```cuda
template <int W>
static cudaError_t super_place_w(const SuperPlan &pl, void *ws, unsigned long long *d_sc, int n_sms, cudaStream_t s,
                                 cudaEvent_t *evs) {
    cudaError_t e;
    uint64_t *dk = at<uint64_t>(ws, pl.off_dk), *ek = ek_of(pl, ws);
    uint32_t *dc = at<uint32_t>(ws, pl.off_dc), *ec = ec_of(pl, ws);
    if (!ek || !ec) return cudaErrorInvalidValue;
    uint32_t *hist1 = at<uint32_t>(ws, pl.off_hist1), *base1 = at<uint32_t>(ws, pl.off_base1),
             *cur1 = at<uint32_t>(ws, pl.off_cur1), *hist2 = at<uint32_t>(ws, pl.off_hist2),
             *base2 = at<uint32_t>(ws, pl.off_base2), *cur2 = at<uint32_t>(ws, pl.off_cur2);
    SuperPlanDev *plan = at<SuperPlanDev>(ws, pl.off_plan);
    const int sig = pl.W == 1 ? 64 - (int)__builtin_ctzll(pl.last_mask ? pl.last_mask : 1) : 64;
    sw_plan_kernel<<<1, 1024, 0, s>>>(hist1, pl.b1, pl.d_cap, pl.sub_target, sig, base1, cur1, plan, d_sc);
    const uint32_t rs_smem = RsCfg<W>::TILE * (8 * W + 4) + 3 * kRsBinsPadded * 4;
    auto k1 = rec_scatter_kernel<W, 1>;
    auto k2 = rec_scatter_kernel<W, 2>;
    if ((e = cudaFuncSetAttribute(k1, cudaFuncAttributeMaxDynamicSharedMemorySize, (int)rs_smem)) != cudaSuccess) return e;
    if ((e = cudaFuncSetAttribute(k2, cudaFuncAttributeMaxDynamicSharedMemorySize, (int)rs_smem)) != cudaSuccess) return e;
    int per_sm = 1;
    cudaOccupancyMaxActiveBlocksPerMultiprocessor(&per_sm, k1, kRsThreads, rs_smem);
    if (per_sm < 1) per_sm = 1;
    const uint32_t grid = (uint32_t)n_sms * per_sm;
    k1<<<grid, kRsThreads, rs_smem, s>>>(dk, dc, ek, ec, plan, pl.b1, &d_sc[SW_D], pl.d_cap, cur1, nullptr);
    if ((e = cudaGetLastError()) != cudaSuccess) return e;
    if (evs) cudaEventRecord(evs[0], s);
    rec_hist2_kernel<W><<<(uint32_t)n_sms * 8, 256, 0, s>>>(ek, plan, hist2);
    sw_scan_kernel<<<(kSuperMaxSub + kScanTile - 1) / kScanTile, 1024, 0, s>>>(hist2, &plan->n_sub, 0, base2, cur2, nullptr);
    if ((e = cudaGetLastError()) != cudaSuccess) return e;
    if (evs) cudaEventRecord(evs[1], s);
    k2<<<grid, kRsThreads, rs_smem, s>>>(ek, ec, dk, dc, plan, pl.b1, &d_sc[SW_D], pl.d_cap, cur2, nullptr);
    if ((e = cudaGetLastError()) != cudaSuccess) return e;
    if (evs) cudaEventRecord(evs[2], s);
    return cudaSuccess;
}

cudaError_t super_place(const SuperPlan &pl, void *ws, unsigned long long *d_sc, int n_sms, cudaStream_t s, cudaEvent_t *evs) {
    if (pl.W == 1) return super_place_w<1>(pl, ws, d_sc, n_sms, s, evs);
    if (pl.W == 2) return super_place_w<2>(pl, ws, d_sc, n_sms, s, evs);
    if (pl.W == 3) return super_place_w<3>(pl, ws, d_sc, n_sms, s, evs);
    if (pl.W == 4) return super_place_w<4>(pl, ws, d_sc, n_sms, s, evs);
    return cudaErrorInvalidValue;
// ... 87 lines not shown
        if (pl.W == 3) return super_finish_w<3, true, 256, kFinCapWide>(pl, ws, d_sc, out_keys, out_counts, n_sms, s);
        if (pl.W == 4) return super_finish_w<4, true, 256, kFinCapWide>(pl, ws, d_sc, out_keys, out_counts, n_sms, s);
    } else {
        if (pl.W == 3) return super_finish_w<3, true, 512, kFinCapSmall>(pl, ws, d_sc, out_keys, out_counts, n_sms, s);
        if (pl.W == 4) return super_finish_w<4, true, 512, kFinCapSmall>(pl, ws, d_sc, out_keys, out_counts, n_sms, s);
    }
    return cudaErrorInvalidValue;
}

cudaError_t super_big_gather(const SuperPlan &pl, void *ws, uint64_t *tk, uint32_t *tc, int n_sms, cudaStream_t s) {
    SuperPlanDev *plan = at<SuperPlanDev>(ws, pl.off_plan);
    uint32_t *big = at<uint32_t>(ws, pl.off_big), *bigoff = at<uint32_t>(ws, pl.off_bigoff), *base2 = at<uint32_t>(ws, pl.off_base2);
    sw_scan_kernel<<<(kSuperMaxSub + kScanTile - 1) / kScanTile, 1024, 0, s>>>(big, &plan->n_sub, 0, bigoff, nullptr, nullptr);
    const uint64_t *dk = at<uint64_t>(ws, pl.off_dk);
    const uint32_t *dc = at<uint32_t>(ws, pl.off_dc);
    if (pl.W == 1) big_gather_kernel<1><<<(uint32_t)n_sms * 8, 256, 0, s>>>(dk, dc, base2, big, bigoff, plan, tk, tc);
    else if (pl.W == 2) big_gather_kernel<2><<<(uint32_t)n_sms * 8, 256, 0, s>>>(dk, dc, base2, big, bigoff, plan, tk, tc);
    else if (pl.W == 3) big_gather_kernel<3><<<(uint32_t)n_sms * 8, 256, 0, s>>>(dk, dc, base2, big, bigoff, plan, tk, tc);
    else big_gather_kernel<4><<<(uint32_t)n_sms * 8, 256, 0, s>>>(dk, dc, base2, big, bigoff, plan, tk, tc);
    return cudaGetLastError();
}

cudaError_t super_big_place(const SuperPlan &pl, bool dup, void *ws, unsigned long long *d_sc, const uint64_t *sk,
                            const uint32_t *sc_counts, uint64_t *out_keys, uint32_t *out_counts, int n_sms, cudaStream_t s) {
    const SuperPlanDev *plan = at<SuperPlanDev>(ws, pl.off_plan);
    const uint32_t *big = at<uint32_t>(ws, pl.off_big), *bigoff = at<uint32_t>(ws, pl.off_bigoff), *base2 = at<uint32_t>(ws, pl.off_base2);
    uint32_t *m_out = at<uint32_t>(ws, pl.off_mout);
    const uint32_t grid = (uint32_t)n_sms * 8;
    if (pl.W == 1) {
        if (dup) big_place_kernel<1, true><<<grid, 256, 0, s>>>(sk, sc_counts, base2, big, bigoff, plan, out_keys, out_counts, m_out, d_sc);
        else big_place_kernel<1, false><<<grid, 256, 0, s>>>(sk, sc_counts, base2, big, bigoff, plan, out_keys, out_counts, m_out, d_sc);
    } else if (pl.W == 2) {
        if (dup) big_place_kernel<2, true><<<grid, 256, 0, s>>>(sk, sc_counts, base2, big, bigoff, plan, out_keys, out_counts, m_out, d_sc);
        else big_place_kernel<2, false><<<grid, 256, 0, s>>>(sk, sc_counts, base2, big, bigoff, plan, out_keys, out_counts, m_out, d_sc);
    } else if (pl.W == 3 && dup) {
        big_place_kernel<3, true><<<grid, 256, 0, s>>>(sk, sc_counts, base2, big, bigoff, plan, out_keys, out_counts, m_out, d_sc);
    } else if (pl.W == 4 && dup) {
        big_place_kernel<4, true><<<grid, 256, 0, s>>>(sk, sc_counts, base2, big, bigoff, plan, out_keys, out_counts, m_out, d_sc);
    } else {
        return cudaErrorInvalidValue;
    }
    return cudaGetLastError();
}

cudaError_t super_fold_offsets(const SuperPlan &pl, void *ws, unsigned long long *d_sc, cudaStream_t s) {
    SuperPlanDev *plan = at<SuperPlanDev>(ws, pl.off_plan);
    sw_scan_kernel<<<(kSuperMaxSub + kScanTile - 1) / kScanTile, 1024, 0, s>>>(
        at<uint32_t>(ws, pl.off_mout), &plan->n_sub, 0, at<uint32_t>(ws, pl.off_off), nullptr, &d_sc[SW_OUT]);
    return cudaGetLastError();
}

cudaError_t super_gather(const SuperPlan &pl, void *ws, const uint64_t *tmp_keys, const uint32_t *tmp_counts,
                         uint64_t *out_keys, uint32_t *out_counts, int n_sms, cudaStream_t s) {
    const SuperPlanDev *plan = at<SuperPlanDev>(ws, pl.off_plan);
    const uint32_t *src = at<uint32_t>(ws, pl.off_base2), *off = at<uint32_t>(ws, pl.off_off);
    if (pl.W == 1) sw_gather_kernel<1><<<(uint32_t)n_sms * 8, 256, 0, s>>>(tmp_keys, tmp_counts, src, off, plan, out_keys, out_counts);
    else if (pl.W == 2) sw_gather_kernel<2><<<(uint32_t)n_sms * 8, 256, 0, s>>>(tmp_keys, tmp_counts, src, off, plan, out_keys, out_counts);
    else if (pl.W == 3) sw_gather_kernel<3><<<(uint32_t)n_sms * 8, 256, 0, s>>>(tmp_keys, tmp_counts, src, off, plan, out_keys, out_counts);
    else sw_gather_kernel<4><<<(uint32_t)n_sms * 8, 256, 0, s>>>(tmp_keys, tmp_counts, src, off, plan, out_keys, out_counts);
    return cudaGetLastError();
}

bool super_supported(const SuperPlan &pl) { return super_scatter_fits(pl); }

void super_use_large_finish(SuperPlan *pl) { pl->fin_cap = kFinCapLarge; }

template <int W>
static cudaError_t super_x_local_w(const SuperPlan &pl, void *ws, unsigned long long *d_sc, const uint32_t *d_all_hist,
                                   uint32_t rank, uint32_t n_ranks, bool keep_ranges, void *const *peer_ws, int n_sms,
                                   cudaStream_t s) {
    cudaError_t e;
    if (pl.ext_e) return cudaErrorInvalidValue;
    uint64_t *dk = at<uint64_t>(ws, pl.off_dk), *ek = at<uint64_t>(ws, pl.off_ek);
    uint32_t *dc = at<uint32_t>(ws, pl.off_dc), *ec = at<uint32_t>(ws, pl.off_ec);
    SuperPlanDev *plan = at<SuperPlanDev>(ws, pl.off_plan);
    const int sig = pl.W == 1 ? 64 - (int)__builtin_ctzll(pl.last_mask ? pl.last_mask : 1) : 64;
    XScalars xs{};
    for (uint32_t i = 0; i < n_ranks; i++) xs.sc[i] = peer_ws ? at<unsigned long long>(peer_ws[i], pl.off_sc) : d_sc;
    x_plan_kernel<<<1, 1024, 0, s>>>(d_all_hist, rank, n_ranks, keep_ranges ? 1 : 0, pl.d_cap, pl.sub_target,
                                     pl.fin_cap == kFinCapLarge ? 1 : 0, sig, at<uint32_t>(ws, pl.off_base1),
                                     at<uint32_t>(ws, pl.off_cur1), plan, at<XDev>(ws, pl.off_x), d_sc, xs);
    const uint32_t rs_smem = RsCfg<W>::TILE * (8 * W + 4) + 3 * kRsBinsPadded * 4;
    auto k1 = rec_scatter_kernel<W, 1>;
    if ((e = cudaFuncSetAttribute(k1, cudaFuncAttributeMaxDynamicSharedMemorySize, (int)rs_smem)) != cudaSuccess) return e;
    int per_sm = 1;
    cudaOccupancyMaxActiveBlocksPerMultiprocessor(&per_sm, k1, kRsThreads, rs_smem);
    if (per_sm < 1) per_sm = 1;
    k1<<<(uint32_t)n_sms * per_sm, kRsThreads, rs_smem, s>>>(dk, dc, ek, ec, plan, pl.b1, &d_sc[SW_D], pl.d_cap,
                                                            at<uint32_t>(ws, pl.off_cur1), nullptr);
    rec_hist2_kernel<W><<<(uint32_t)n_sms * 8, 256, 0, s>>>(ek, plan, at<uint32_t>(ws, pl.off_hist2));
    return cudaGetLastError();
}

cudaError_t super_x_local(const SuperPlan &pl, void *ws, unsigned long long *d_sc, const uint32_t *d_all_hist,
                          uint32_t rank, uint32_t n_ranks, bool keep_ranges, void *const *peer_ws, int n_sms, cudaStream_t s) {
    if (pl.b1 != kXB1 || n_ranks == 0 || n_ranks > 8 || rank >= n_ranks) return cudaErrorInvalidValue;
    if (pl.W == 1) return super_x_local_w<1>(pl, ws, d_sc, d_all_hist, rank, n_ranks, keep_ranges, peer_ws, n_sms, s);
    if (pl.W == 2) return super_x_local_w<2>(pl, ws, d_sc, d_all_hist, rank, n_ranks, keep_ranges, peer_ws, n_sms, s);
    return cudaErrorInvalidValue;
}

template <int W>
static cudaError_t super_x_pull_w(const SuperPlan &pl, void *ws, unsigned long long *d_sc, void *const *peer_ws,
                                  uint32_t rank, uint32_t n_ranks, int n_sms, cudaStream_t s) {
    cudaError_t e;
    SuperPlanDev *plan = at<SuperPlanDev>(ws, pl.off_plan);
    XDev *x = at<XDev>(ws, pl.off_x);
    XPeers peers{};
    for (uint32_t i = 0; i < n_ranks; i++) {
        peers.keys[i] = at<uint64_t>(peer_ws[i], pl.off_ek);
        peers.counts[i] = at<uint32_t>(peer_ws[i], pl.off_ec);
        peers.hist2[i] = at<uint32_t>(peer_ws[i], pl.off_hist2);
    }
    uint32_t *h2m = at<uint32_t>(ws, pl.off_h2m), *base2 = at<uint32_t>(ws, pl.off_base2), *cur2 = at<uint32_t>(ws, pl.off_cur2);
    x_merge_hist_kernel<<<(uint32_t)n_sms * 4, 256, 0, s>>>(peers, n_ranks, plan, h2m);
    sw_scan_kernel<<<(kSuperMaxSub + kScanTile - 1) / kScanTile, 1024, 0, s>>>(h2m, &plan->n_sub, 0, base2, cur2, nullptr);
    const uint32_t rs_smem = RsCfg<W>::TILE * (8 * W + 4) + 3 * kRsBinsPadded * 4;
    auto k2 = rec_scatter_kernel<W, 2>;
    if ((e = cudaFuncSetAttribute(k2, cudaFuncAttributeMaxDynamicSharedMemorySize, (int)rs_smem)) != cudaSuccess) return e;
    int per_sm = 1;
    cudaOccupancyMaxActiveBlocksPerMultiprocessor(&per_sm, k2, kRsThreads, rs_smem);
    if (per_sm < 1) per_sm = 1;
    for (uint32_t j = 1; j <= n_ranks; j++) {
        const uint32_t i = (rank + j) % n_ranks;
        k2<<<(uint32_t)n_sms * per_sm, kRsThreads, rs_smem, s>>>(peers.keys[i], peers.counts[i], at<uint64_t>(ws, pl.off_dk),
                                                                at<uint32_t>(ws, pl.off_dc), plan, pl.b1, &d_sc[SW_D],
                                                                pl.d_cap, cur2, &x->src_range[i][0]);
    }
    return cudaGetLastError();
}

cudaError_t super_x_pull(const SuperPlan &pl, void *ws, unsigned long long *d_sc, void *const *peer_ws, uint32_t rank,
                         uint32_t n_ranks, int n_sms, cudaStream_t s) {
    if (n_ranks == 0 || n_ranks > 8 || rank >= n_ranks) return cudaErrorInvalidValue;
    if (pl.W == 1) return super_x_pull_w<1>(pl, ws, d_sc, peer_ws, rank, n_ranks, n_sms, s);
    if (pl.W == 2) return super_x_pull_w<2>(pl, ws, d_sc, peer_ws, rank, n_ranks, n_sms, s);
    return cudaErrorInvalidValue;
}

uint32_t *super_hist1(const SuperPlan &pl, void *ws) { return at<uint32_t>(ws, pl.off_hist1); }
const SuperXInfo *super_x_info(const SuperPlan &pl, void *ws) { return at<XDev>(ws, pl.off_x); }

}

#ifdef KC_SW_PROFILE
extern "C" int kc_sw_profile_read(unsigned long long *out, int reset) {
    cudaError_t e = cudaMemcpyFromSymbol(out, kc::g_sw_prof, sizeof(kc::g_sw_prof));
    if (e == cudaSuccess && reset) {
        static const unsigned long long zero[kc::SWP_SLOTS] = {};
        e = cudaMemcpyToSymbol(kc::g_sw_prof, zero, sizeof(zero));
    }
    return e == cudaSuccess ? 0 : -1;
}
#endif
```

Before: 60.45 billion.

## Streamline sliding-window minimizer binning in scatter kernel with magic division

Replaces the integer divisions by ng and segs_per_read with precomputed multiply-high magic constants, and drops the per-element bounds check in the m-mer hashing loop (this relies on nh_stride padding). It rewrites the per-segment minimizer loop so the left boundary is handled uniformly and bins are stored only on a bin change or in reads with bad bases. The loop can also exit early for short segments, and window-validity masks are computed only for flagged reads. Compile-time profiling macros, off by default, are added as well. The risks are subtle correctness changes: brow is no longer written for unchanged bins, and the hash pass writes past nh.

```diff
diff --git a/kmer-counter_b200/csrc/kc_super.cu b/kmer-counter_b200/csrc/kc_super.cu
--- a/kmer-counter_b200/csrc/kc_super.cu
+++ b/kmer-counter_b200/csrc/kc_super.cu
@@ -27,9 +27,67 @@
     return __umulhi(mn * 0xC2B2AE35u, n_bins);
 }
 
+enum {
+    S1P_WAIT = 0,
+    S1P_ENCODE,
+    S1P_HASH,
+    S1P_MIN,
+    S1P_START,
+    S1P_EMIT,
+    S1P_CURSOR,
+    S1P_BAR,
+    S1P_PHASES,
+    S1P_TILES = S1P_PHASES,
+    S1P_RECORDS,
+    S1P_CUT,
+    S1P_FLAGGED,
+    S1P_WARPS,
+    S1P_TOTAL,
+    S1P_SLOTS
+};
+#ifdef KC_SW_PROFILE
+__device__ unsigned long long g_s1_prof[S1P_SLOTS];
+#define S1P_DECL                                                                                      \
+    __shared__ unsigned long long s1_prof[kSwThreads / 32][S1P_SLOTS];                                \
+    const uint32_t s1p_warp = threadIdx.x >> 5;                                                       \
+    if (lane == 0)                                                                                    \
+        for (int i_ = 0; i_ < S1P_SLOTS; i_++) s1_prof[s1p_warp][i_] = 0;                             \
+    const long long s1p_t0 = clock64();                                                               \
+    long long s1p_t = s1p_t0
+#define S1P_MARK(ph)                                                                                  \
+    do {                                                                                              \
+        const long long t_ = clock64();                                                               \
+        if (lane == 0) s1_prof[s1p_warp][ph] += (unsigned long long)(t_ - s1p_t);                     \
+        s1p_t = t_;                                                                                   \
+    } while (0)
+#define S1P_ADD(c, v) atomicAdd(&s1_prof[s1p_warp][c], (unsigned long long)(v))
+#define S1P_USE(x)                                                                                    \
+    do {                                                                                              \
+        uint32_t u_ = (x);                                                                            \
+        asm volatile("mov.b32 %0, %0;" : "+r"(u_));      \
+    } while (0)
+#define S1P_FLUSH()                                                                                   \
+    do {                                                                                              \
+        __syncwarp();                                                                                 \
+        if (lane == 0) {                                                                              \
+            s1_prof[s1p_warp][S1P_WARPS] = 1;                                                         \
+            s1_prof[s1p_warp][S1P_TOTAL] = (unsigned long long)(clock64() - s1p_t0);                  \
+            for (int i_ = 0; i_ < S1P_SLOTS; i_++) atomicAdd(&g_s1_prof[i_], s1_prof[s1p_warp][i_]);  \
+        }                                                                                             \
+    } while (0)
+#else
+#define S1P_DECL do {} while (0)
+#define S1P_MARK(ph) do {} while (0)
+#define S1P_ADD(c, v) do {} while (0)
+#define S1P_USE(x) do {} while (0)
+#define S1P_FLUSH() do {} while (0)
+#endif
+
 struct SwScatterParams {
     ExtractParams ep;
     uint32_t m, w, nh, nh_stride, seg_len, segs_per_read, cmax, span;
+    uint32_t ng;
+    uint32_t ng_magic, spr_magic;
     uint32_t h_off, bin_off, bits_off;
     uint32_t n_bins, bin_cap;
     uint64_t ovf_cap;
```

--- Directions for this task ---
Lines in the data holding the word "peers": count them and say how many, nothing more.

--- Exercise answer ---
6